WHAT IS EXPECTED
Look through the data below for the line with "auto stamp_out = [&]()", and transcribe it exactly together with each line after it up to and including the line with "const int m0". Give nothing else.

○ ○ ○ ○ ○ ○ ○

template <int MT, int NT, int WM, int CKH, int TBU, int BLK = 0>
__global__ __launch_bounds__(PIPE_THREADS_4P) void conv_pipe_kernel(const PipeArgs a) {
    constexpr int CK = 2 * CKH, VW = CKH >= 4 ? 4 : CKH, CPG = CKH / VW, MTW = MT * WM;
    constexpr int UNITF = TBU * MTW * 64 * VW;
    typedef typename fvec<VW>::type avec;
    extern __shared__ __attribute__((aligned(16))) float smem[];
    const int stage_floats = a.SLmax + CK * a.PSRmax;
    const int tid = threadIdx.x, lane = tid & 63, nl = lane & 31, kh = lane >> 5;
    const int wave = __builtin_amdgcn_readfirstlane(tid >> 6);
    const int zper = gridDim.z / a.ncls;
    const int zc = blockIdx.z / zper, zr = blockIdx.z - zc * zper;
    const int ng = zr / a.KS, ks = zr - ng * a.KS;
    const PClass c = a.cls[zc];
    const int tX = blockIdx.x % a.tilesX, tY = blockIdx.x / a.tilesX;
    const int oy0 = tY * a.BH, ox0 = tX * a.BW, n0 = ng * a.BN;
    if (oy0 >= c.OHc || ox0 >= c.OWc) return;
    const int mb = blockIdx.y;
    const int SW = 1 << a.lsw, SH = 1 << a.lsh;
    const PipeGeo geo = pipe_geo(a.BH, a.BW, a.BN, a.IS, c.TA, TBU, SW, SH, a.x4, c.bx);
    const int RS = geo.RS, PSR = geo.PSR, PWH = geo.PWH;
    const int g_begin = (int)(((int64_t)a.NCH * ks) / a.KS), g_end = (int)(((int64_t)a.NCH * (ks + 1)) / a.KS);
    unsigned long long t_entry = 0, r_entry = 0;
    const int lin_block = (blockIdx.z * gridDim.y + blockIdx.y) * gridDim.x + blockIdx.x;
    DVF_STAMP(a, t_entry);
    DVF_STAMP_RT(a, r_entry);

    if (wave >= 4) {
// ... 4 lines not shown
        const int half = U(nprod == 2 ? 0 : (pidx & 1)), nhalf = U(nprod == 2 ? 1 : 2);
        const int NWP = U(c.SL >> 8);
        const int iy0 = U(oy0 * a.IS + c.by), ix0 = U(ox0 * a.IS + c.bx);
        const int sfl = U(stage_floats), PSRu = U(PSR), NPIu = U(geo.NPI), SLu = U(c.SL), SLmaxu = U(a.SLmax);
        const unsigned wbase = (unsigned)U((int)(c.wp_off + (unsigned)(mb * a.NCH) * (unsigned)c.SL));
        const __amdgpu_buffer_rsrc_t rs_w = tensor_rsrc(a.wp);
        auto issue_w = [&](int g, int st) __attribute__((always_inline)) {
            if (DVF_DBG(a, 2)) return;
            float *wl = smem + st * sfl;
            unsigned so = ((wbase + (unsigned)g * (unsigned)SLu) << 2) + ((unsigned)half << 10);
            float *dst = wl + (half << 8);
            for (int p = half; p < NWP; p += nhalf) {
                __builtin_amdgcn_raw_ptr_buffer_load_lds(rs_w, (lds_void_t *)dst, 16, (unsigned)lane << 4, so, 0, 0);
                so += (unsigned)nhalf << 10;
                dst += nhalf << 8;
            }
        };
        const int D = U(a.NST - 1), nchunks = U(g_end - g_begin), g0 = U(g_begin);
        auto stage_of = [&](int x) __attribute__((always_inline)) { return D == 1 ? (x & 1) : x % 3; };
        if DVF_DBG(a, 8) return;
        for (int x = 0; x < D; ++x)
            if (x < nchunks && (x & 1) == par) issue_w(g0 + x, stage_of(x));

        unsigned pvf[PIPE_MAXNPI];
        unsigned pbn4[PIPE_MAXNPI / 4];
#pragma unroll
        for (int q = 0; q < PIPE_MAXNPI / 4; ++q) pbn4[q] = 0u;
        {
            const int per_img = geo.PH * RS;
            const float inv_img = 1.0f / (float)per_img, inv_rs = 1.0f / (float)RS;
#pragma unroll
            for (int kk = 0; kk < PIPE_MAXNPI; ++kk) {
                pvf[kk] = OOB;
                if (kk < NPIu) {
                    const int p = a.x4 ? (((kk << 6) + lane) << 2) : ((kk << 6) + lane);
                    int bn = (int)((float)p * inv_img);
                    bn += (p - bn * per_img >= per_img) - (p - bn * per_img < 0);
                    const int rem = p - bn * per_img;
                    int row = (int)((float)rem * inv_rs);
                    row += (rem - row * RS >= RS) - (rem - row * RS < 0);
                    const int col = rem - row * RS;
                    int cs = col - geo.XA;
                    bool ok = (bn < a.BN) && (n0 + bn < a.N);
                    if (a.IS == 2 && !a.x4) {
                        cs = col < PWH ? 2 * col : 2 * (col - PWH) + 1;
                        ok = ok && (col < 2 * PWH);
                    }
                    if (!a.x4) ok = ok && (cs < geo.PW);
                    const int iy = iy0 + row, ix = ix0 + cs;
                    ok = ok && (iy >= 0) && (iy < a.IH) && (ix >= 0) && (ix < a.IW);
                    pvf[kk] = ok ? (unsigned)((iy * a.IW + ix) << 2) : OOB;
                    pbn4[kk >> 2] |= (ok ? (unsigned)bn : 0u) << ((kk & 3) * 8);
                }
            }
        }
        const __amdgpu_buffer_rsrc_t rs_zero = __builtin_amdgcn_make_buffer_rsrc(
            const_cast<float *>(a.wp), 0, 0, 0x00020000);
        const unsigned plane = (unsigned)U((a.IH * a.IW) << 2);
        int iseg = -1, iseg_first = 0, iseg_end = 0, segc = 0;
        __amdgpu_buffer_rsrc_t rs_in = rs_zero;
        unsigned img_cur = 0u;
        auto enter_segment = [&](int g) __attribute__((always_inline)) {
            while (g >= iseg_end) {
                ++iseg;
                iseg_first = iseg_end;
                iseg_end += (a.segC[iseg] + CK - 1) / CK;
            }
            iseg = U(iseg); iseg_first = U(iseg_first); iseg_end = U(iseg_end);
            segc = U(a.segC[iseg]);
            rs_in = tensor_rsrc(a.in[iseg]);
            const unsigned img = (unsigned)segc * plane;
            if (a.BN > 1) {
                const unsigned delta = img - img_cur;
#pragma unroll
                for (int kk = 0; kk < PIPE_MAXNPI; ++kk)
                    if (kk < NPIu) pvf[kk] = (pvf[kk] >> 31) ? OOB : pvf[kk] + ((pbn4[kk >> 2] >> ((kk & 3) * 8)) & 255u) * delta;
            }
            img_cur = img;
        };
        auto issue_p = [&](int g, int st, auto lanec, auto npc, auto exactc) __attribute__((always_inline)) {
            constexpr int LB = decltype(lanec)::value, NP = decltype(npc)::value;
            constexpr bool EXACT = decltype(exactc)::value;
            constexpr int PSH = LB == 16 ? 8 : 6;
            if (g >= iseg_end) enter_segment(g);
            const int c0 = U((g - iseg_first) * CK);
            const int nch = U(min(CK, segc - c0));
            float *dst = smem + st * sfl + SLmaxu + half * PSRu;
            unsigned soff = (unsigned)U((int)((unsigned)(n0 * segc + c0 + half) * plane));
            auto dma = [&](__amdgpu_buffer_rsrc_t r, float *d, unsigned vo, unsigned so) __attribute__((always_inline)) {
                if constexpr (LB == 16) __builtin_amdgcn_raw_ptr_buffer_load_lds(r, (lds_void_t *)d, 16, vo, so, 0, 0);
                else __builtin_amdgcn_raw_ptr_buffer_load_lds(r, (lds_void_t *)d, 4, vo, so, 0, 0);
            };
            int ci = half;
            if (DVF_DBG(a, 32)) {
                for (; ci < nch; ci += nhalf) {
#pragma unroll
                    for (int kk = 0; kk < NP; ++kk)
                        if (EXACT || kk < NPIu) dma(rs_in, dst + (kk << PSH), (unsigned)lane * LB, (unsigned)(kk << (PSH + 2)));
// ... 24 lines not shown
                DVF_STAMP(a, p0);
                if ((x & 1) == par) asm volatile("s_waitcnt vmcnt(0)" ::: "memory");
                DVF_STAMP(a, p1);
                __builtin_amdgcn_s_barrier();
                DVF_STAMP(a, p2);
                const int nx = x + D;
                if (nx < nchunks && (nx & 1) == par) {
                    issue_w(g0 + nx, stage_of(nx));
                    if (!DVF_DBG(a, 1)) issue_p(g0 + nx, stage_of(nx), lanec, npc, exactc);
                }
                DVF_STAMP(a, p3);
                w_vm += p1 - p0; w_bar += p2 - p1; w_iss += p3 - p2;
            }
        };
        auto by_np = [&](auto lanec) __attribute__((always_inline)) {
            switch (NPIu) {
                case 1: chunk_loop(lanec, integral_constant<int, 1>{}, std::true_type{}); break;
                case 2: chunk_loop(lanec, integral_constant<int, 2>{}, std::true_type{}); break;
                case 3: chunk_loop(lanec, integral_constant<int, 3>{}, std::true_type{}); break;
                case 4: chunk_loop(lanec, integral_constant<int, 4>{}, std::true_type{}); break;
                case 5: chunk_loop(lanec, integral_constant<int, 5>{}, std::true_type{}); break;
                case 6: chunk_loop(lanec, integral_constant<int, 6>{}, std::true_type{}); break;
                default:
                    if (NPIu <= 12) chunk_loop(lanec, integral_constant<int, 12>{}, std::false_type{});
                    else chunk_loop(lanec, integral_constant<int, PIPE_MAXNPI>{}, std::false_type{});
            }
        };
        if (a.x4) by_np(integral_constant<int, 16>{});
        else by_np(integral_constant<int, 4>{});
        if (DVF_STAMPS_ON && a.stamps && pidx == 0 && lane == 0) {
            a.stamps[8 * lin_block + 5] = w_vm; a.stamps[8 * lin_block + 6] = w_bar; a.stamps[8 * lin_block + 7] = w_iss;
        }
        return;
    }

    const int wm = wave % WM, wn = wave / WM;
    float *bias_lds = smem + a.NST * stage_floats;
    if (tid < 32 * MTW) {
        const int mm = mb * (32 * MTW) + tid;
        bias_lds[tid] = (a.bias && a.out_mode == OUT_FUSED && mm < a.M) ? a.bias[mm] : 0.f;
    }
    const int NU = c.NTG * CPG;
    int opy[NT], opx[NT], opn[NT];
    int bj[NT][VW];
    const int pxl = nl & (SW - 1), pyl = (nl >> a.lsw) & (SH - 1), pnl = nl >> (a.lsw + a.lsh);
#pragma unroll
    for (int i = 0; i < NT; ++i) {
        const int q = wn * NT + i, tx = q % a.TGX, tyn = q / a.TGX, ty = tyn % a.TGY, tn = tyn / a.TGY;
        const int SN = 32 >> (a.lsw + a.lsh);
        opy[i] = ty * SH + pyl;
        opx[i] = tx * SW + pxl;
        opn[i] = tn * SN + pnl;
        const int bbase = kh * PSR + (opn[i] * geo.PH + opy[i] * a.IS) * RS + (a.x4 ? geo.XA + opx[i] * a.IS : opx[i]);
#pragma unroll
        for (int j = 0; j < VW; ++j) bj[i][j] = bbase + j * 2 * PSR;
    }
    f32x16 acc[MT][NT];
    f32x16 asum[BLK ? MT : 1][BLK ? NT : 1];
#pragma unroll
    for (int m = 0; m < MT; ++m)
#pragma unroll
        for (int i = 0; i < NT; ++i)
#pragma unroll
            for (int r = 0; r < 16; ++r) {
                acc[m][i][r] = 0.f;
                if constexpr (BLK) asum[m][i][r] = 0.f;
            }

    auto consume = [&](int st, auto isc, auto tbec) {
        constexpr int IS = decltype(isc)::value, TBE = decltype(tbec)::value;
        const float *wl = smem + st * stage_floats;
        const float *patch = wl + a.SLmax;
        const float *ap = wl + (wm * MT) * 64 * VW + lane * VW;
        avec af[2][MT];
        float bf[2][TBE][NT][VW];
        int lta = 0, lcpg = 0, lk = 0;
        auto load_bj = [&](auto bufc, auto jc) {
            constexpr int buf = decltype(bufc)::value, j = decltype(jc)::value;
            const float *prow0 = patch + (lta * RS + lcpg * (2 * VW) * PSR);
#pragma unroll
            for (int i = 0; i < NT; ++i) {
                const float *prow = prow0 + bj[i][j];
                if constexpr (IS == 1) {
#pragma unroll
                    for (int u = 0; u < TBE; ++u) bf[buf][u][i][j] = prow[u];
                } else {
                    const float *prow2 = prow + PWH;
#pragma unroll
                    for (int u = 0; u < TBE; ++u) bf[buf][u][i][j] = (u & 1) ? prow2[u >> 1] : prow[u >> 1];
                }
            }
        };
        auto load_b = [&](auto bufc) {
            load_bj(bufc, std::integral_constant<int, 0>{});
            if constexpr (VW > 1) load_bj(bufc, std::integral_constant<int, 1>{});
            if constexpr (VW > 2) load_bj(bufc, std::integral_constant<int, 2>{});
            if constexpr (VW > 3) load_bj(bufc, std::integral_constant<int, 3>{});
        };
        auto load_a = [&](auto tpc, int unit, auto uc) {
            constexpr int tp = decltype(tpc)::value, u = decltype(uc)::value;
            const float *aptr = ap + unit * UNITF;
#pragma unroll
            for (int m = 0; m < MT; ++m) af[tp][m] = *reinterpret_cast<const avec *>(aptr + (u * MTW + m) * 64 * VW);
        };
        auto advance = [&]() {
// ... 43 lines not shown
        auto unit = [&](auto bufc, auto nbufc, auto pbc) {
            step(bufc, nbufc, pbc, std::integral_constant<int, 0>{});
            if constexpr (TBE > 1) step(bufc, nbufc, pbc, std::integral_constant<int, 1>{});
            if constexpr (TBE > 2) step(bufc, nbufc, pbc, std::integral_constant<int, 2>{});
            if constexpr (TBE > 3) step(bufc, nbufc, pbc, std::integral_constant<int, 3>{});
            if constexpr (TBE > 4) step(bufc, nbufc, pbc, std::integral_constant<int, 4>{});
            if constexpr (TBE > 5) step(bufc, nbufc, pbc, std::integral_constant<int, 5>{});
            if constexpr (TBE > 6) step(bufc, nbufc, pbc, std::integral_constant<int, 6>{});
            advance();
        };
        load_b(B0{});
        load_a(B0{}, 0, std::integral_constant<int, 0>{});
        advance();
        __builtin_amdgcn_sched_barrier(0);
        for (int k = 0; k < NU; k += 2) {
            unit(B0{}, B1{}, std::integral_constant<int, 0>{});
            if (k + 1 < NU) unit(B1{}, B0{}, std::integral_constant<int, TBE & 1>{});
        }
    };

    unsigned long long t_loop0 = 0, t_loop1 = 0, tb0 = 0, tb1 = 0, w_bar = 0;
    DVF_STAMP(a, t_loop0);
    if (!DVF_DBG(a, 8)) {
        int st = 0, since = 0;
        for (int g = g_begin; g < g_end; ++g) {
            DVF_STAMP(a, tb0);
            __syncthreads();
            DVF_STAMP(a, tb1);
            w_bar += tb1 - tb0;
            if (!DVF_DBG(a, 4)) {
                using TBfull = std::integral_constant<int, TBU>;
                using TBless = std::integral_constant<int, (TBU > 1 ? TBU - 1 : 1)>;
                if (a.IS == 2 && !a.x4) consume(st, std::integral_constant<int, 2>{}, TBfull{});
                else if (TBU > 1 && c.TB == TBU - 1 && !DVF_DBG(a, 64)) consume(st, std::integral_constant<int, 1>{}, TBless{});
                else consume(st, std::integral_constant<int, 1>{}, TBfull{});
            }
            if constexpr (BLK) {
                if (++since == a.blk) {
                    since = 0;
#pragma unroll
                    for (int m = 0; m < MT; ++m)
#pragma unroll
                        for (int i = 0; i < NT; ++i) {
                            asum[m][i] += acc[m][i];
#pragma unroll
                            for (int r = 0; r < 16; ++r) acc[m][i][r] = 0.f;
                        }
                }
            }
            st = (st + 1 == a.NST) ? 0 : st + 1;
        }
    }
    if constexpr (BLK) {
#pragma unroll
        for (int m = 0; m < MT; ++m)
#pragma unroll
            for (int i = 0; i < NT; ++i) acc[m][i] += asum[m][i];
    }

    DVF_STAMP(a, t_loop1);
    auto stamp_out = [&]() {
        if (DVF_STAMPS_ON && a.stamps && wave == 0) {
            unsigned long long t_end = 0, r_end = 0;
            asm volatile("s_waitcnt vmcnt(0)" ::: "memory");
            DVF_STAMP(a, t_end);
            DVF_STAMP_RT(a, r_end);
            if (lane == 0) {
                unsigned long long *o = a.stamps + 8 * lin_block;
                o[0] = t_loop0 - t_entry; o[1] = t_loop1 - t_loop0; o[2] = w_bar; o[3] = t_end - t_loop1; o[4] = r_end - r_entry;
            }
        }
    };
    if DVF_DBG(a, 16) { stamp_out(); return; }
    const int m0 = mb * (32 * MTW) + wm * (32 * MT);
    const int64_t HW = (int64_t)a.OH * a.OW;
    if (a.mask && a.out_mode == OUT_FUSED) {
        float *outp = a.out;
#pragma unroll
        for (int i = 0; i < NT; ++i) {
            const int oy = oy0 + opy[i], ox = ox0 + opx[i], n = n0 + opn[i];
            const int Y = oy * a.OS + c.py, X = ox * a.OS + c.px;
            const bool pok = (oy < c.OHc) && (ox < c.OWc) && (Y < a.OH) && (X < a.OW) && (opn[i] < a.BN) && (n < a.N);
// ... 15 lines not shown
                    if (pok && m0 + 4 * kh + ml < a.M) {
                        outp[base + (int64_t)ml * HW] = mk[m][r] > 0.f ? acc[m][i][r] : 0.f;
                    }
                }
            }
        }
        stamp_out();
        return;
    }
    store_tile<MT, NT>(
        acc, a.out + (a.out_mode == OUT_WS ? (int64_t)ks * a.ws_slice : 0), nullptr, a.out_mode, a.act, a.alpha, a.beta, m0, kh, a.M, HW,
        [&](int i, int64_t &off) __attribute__((always_inline)) {
            const int oy = oy0 + opy[i], ox = ox0 + opx[i], n = n0 + opn[i];
            const int Y = oy * a.OS + c.py, X = ox * a.OS + c.px;
            off = ((int64_t)n * a.M + m0 + 4 * kh) * HW + (int64_t)Y * a.OW + X;
            return (oy < c.OHc) && (ox < c.OWc) && (Y < a.OH) && (X < a.OW) && (opn[i] < a.BN) && (n < a.N);
        },
        [&](int ml) __attribute__((always_inline)) { return bias_lds[wm * (32 * MT) + 4 * kh + ml]; });
    stamp_out();
}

○ ○ ○ ○ ○ ○ ○

YOUR SOLUTION
    auto stamp_out = [&]() {
        if (DVF_STAMPS_ON && a.stamps && wave == 0) {
            unsigned long long t_end = 0, r_end = 0;
            asm volatile("s_waitcnt vmcnt(0)" ::: "memory");
            DVF_STAMP(a, t_end);
            DVF_STAMP_RT(a, r_end);
            if (lane == 0) {
                unsigned long long *o = a.stamps + 8 * lin_block;
                o[0] = t_loop0 - t_entry; o[1] = t_loop1 - t_loop0; o[2] = w_bar; o[3] = t_end - t_loop1; o[4] = r_end - r_entry;
            }
        }
    };
    if DVF_DBG(a, 16) { stamp_out(); return; }
    const int m0 = mb * (32 * MTW) + wm * (32 * MT);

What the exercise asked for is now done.